WORK REQUIRED:
Which lines in the records below contain the word "threadIdx"? Copy each one out.

Items from a dataset
===============

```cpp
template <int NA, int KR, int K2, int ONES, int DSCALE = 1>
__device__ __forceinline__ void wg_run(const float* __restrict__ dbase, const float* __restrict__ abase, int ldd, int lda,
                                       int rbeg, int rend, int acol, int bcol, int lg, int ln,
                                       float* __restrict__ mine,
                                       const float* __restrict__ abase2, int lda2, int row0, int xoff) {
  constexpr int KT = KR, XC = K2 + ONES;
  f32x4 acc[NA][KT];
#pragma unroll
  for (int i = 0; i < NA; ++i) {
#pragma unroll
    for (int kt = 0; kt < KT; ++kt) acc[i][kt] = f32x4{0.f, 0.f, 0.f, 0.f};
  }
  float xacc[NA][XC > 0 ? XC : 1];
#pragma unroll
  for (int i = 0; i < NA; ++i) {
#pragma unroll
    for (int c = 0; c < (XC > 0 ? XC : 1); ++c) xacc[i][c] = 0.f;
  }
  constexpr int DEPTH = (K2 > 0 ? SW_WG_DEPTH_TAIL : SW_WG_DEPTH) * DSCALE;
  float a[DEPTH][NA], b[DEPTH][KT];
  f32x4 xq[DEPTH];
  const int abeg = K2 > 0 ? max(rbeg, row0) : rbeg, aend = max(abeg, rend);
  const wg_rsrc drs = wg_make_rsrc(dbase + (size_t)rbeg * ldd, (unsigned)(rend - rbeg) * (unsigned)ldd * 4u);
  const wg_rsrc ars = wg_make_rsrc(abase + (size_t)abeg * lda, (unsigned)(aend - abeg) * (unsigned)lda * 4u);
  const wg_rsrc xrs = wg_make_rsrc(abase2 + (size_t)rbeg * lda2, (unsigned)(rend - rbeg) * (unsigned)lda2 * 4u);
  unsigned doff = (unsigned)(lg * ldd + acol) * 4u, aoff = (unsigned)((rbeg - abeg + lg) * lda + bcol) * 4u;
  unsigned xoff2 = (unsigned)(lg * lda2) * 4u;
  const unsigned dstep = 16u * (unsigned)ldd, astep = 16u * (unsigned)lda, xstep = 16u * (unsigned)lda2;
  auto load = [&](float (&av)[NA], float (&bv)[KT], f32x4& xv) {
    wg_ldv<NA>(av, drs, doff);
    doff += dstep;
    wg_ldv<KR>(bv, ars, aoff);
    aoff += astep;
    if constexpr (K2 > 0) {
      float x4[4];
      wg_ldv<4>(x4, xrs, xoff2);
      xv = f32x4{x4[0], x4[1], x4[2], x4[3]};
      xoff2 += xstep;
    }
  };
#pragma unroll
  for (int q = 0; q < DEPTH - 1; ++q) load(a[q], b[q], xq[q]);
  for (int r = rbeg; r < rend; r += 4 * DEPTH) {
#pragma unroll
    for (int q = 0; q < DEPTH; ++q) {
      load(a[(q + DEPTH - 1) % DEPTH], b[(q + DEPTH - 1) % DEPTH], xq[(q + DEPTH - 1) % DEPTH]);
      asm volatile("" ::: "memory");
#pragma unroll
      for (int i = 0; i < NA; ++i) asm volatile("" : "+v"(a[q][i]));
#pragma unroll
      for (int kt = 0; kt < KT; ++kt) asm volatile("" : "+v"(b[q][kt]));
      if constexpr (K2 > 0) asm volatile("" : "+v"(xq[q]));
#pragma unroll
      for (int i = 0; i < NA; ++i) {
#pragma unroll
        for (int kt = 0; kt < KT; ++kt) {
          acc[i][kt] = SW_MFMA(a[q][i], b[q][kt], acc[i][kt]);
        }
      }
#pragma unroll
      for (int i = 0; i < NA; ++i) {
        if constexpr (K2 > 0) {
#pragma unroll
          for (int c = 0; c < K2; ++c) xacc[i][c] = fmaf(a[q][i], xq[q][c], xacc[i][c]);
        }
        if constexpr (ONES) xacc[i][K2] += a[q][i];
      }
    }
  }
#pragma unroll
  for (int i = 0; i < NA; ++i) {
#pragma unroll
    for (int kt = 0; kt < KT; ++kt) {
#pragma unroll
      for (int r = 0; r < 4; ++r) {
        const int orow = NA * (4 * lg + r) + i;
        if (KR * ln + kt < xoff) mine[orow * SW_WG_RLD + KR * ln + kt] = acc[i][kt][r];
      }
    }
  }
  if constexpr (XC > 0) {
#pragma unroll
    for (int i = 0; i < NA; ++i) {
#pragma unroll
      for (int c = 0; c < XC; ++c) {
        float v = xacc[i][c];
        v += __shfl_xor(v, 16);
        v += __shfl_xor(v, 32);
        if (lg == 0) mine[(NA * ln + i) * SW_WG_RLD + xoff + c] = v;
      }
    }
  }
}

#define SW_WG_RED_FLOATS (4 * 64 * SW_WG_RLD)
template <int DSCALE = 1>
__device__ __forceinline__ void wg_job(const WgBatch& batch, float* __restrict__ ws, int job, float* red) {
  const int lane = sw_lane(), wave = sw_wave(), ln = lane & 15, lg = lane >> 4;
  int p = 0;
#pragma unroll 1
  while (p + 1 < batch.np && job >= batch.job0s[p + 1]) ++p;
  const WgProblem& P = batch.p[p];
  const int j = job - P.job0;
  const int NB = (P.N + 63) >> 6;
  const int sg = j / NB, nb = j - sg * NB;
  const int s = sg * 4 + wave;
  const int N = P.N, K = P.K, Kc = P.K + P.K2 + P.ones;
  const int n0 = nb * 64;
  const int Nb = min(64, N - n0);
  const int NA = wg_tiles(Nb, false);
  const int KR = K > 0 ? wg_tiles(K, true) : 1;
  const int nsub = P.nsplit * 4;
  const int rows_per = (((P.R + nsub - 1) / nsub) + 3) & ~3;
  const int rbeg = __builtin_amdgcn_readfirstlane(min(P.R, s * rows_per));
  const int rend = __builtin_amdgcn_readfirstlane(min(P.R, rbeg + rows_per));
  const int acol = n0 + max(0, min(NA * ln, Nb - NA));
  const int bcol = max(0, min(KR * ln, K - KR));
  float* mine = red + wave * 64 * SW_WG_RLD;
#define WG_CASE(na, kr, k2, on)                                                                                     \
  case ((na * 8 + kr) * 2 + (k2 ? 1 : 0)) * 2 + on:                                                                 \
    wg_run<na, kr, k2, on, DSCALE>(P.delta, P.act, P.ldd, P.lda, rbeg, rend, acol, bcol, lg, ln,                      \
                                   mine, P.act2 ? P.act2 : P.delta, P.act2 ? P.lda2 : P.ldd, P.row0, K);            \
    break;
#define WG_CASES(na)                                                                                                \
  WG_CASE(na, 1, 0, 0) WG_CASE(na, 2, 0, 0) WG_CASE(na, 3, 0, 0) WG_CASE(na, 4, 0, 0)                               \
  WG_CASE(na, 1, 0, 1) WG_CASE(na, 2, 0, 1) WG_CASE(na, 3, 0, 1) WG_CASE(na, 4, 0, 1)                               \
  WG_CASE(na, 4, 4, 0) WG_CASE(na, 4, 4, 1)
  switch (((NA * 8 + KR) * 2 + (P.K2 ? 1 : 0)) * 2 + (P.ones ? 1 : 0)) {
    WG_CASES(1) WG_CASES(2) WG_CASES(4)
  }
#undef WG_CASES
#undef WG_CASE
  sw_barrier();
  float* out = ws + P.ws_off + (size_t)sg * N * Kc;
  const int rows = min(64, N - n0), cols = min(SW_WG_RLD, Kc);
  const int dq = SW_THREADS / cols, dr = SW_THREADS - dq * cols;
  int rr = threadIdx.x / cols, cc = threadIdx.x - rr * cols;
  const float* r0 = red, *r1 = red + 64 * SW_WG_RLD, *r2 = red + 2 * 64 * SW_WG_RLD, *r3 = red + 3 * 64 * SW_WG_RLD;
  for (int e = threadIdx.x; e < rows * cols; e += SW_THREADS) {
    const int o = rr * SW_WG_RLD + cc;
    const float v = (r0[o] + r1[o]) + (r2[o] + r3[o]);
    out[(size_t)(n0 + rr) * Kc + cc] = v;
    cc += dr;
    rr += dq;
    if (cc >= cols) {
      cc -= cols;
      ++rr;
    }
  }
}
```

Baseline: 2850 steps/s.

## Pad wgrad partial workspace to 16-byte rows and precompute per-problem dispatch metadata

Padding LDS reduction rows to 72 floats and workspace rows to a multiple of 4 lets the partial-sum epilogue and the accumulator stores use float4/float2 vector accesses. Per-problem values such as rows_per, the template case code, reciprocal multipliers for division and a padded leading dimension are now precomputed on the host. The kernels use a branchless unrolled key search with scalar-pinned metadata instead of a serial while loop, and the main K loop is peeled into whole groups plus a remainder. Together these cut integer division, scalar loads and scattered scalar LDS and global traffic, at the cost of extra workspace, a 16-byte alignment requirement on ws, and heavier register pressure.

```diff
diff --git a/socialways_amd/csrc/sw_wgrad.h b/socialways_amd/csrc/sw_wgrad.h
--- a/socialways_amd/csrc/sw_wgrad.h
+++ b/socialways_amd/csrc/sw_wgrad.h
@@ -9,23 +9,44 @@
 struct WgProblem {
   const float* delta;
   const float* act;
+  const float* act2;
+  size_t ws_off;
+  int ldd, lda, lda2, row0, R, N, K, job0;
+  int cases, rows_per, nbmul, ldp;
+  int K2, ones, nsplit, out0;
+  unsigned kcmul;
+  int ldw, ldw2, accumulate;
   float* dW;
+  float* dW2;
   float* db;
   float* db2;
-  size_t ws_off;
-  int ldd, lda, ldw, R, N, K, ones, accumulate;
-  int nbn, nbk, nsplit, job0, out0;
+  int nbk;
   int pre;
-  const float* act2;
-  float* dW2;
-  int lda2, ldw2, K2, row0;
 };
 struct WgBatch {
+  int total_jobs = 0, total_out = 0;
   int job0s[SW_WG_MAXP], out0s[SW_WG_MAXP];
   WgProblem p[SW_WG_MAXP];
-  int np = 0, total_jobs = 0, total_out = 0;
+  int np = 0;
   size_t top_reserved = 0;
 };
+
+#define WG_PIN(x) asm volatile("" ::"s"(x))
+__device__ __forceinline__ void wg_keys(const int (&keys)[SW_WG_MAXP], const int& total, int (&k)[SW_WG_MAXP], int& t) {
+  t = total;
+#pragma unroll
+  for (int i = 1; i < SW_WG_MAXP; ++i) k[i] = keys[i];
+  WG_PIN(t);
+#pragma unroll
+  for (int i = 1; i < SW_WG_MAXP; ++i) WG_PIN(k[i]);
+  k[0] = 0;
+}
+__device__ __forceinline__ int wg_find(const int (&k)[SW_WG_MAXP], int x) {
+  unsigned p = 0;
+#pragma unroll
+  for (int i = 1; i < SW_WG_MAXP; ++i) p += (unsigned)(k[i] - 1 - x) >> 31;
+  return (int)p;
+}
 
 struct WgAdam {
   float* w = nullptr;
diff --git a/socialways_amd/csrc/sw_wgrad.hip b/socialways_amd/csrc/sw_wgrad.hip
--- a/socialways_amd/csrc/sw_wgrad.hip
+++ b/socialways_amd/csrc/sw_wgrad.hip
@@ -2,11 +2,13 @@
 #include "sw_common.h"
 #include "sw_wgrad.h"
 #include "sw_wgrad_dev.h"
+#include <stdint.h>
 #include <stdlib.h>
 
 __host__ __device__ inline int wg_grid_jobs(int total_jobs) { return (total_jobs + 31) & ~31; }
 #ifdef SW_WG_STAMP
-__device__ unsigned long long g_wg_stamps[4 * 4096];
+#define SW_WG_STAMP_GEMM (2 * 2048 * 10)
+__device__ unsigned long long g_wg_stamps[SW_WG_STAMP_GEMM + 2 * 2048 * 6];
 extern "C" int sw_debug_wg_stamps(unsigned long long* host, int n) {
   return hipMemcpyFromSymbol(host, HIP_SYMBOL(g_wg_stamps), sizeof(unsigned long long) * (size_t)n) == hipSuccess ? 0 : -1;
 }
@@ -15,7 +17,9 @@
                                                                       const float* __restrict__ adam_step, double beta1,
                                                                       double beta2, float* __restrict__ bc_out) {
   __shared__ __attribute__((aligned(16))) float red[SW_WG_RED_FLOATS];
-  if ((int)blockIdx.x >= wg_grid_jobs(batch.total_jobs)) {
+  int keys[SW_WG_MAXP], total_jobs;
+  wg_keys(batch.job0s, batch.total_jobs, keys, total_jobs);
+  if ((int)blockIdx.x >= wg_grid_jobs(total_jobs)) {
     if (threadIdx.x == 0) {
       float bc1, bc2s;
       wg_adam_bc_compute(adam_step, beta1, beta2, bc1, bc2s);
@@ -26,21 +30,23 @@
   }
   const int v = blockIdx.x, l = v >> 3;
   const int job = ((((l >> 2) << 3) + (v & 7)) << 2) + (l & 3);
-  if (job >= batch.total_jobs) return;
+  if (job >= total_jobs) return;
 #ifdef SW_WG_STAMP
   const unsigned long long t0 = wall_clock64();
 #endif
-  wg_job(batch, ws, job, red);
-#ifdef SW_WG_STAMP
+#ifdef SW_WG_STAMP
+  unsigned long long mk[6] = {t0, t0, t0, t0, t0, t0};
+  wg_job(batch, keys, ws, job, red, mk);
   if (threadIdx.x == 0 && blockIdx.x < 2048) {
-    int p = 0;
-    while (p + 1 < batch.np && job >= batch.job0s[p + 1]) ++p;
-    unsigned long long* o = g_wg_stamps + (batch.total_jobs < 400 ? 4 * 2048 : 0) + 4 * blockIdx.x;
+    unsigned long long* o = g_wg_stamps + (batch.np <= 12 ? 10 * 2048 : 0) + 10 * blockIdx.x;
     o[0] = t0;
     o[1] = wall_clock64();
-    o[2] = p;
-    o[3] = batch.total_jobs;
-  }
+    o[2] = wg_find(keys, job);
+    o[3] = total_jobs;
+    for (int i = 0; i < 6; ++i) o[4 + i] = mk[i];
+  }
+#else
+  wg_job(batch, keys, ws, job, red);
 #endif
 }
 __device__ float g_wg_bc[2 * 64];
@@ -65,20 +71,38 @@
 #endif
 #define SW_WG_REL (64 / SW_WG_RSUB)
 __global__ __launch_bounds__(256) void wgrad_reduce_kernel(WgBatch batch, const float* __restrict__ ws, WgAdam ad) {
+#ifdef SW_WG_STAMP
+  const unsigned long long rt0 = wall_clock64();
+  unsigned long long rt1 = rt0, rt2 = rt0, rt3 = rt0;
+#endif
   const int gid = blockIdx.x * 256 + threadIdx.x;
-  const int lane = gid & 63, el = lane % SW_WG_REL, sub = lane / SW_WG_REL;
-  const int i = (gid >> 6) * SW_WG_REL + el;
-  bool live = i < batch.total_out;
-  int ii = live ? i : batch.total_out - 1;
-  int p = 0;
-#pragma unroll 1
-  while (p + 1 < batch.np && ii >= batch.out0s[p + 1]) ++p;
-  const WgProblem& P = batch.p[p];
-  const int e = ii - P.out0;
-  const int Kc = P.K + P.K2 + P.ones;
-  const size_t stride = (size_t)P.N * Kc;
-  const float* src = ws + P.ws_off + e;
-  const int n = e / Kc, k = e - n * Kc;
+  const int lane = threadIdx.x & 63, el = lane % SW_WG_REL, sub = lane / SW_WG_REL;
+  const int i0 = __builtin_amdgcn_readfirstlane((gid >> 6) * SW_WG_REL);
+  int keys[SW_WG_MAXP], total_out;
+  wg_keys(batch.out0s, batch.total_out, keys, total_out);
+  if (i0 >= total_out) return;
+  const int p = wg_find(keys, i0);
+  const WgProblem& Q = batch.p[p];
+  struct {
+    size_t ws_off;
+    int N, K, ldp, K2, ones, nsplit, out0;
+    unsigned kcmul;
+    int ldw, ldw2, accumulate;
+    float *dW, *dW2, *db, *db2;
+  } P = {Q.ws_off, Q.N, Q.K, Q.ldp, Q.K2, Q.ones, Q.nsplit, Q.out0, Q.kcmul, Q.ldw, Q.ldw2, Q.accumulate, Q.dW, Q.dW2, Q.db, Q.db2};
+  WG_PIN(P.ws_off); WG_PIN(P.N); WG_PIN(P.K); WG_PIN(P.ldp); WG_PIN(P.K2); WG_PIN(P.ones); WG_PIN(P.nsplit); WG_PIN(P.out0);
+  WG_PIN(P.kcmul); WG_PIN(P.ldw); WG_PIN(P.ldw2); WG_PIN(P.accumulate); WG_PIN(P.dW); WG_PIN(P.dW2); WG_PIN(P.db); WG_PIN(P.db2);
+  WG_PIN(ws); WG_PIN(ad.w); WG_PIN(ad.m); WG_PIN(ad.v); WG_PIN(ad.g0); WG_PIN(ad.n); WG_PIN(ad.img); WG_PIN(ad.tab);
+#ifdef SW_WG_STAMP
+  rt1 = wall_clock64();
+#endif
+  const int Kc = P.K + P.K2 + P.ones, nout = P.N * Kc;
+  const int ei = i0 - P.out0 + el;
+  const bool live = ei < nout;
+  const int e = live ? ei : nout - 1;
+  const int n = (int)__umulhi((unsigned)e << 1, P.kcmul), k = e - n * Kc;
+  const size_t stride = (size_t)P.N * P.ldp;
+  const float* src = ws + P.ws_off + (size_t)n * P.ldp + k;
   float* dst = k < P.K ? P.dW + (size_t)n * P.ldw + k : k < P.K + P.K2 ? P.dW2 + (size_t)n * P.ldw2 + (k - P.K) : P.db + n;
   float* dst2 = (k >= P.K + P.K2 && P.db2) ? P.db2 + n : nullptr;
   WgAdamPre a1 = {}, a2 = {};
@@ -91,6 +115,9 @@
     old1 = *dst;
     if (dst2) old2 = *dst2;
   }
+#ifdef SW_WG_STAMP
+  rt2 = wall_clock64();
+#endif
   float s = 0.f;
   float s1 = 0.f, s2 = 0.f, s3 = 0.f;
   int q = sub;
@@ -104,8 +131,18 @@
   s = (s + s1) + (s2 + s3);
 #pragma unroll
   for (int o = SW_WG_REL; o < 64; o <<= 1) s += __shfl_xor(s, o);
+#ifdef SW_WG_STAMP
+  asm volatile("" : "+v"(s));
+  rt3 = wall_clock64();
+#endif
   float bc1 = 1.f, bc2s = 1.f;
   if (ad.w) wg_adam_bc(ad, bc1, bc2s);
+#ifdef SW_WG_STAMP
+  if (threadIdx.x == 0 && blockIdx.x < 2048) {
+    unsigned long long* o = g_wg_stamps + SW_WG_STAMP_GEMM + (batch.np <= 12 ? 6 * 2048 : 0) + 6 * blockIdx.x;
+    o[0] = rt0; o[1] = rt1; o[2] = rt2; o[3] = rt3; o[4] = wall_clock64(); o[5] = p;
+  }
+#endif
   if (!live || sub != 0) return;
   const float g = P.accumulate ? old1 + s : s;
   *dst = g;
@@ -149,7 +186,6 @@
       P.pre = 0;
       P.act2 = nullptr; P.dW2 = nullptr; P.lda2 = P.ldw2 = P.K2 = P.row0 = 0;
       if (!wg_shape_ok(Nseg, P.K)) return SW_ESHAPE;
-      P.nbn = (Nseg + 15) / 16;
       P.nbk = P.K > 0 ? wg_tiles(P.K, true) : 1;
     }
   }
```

===============

RESPONSE TO THE TASK:
  int rr = threadIdx.x / cols, cc = threadIdx.x - rr * cols;
  for (int e = threadIdx.x; e < rows * cols; e += SW_THREADS) {
     if (threadIdx.x == 0) {
   if (threadIdx.x == 0 && blockIdx.x < 2048) {
   const int gid = blockIdx.x * 256 + threadIdx.x;
+  const int lane = threadIdx.x & 63, el = lane % SW_WG_REL, sub = lane / SW_WG_REL;
+  if (threadIdx.x == 0 && blockIdx.x < 2048) {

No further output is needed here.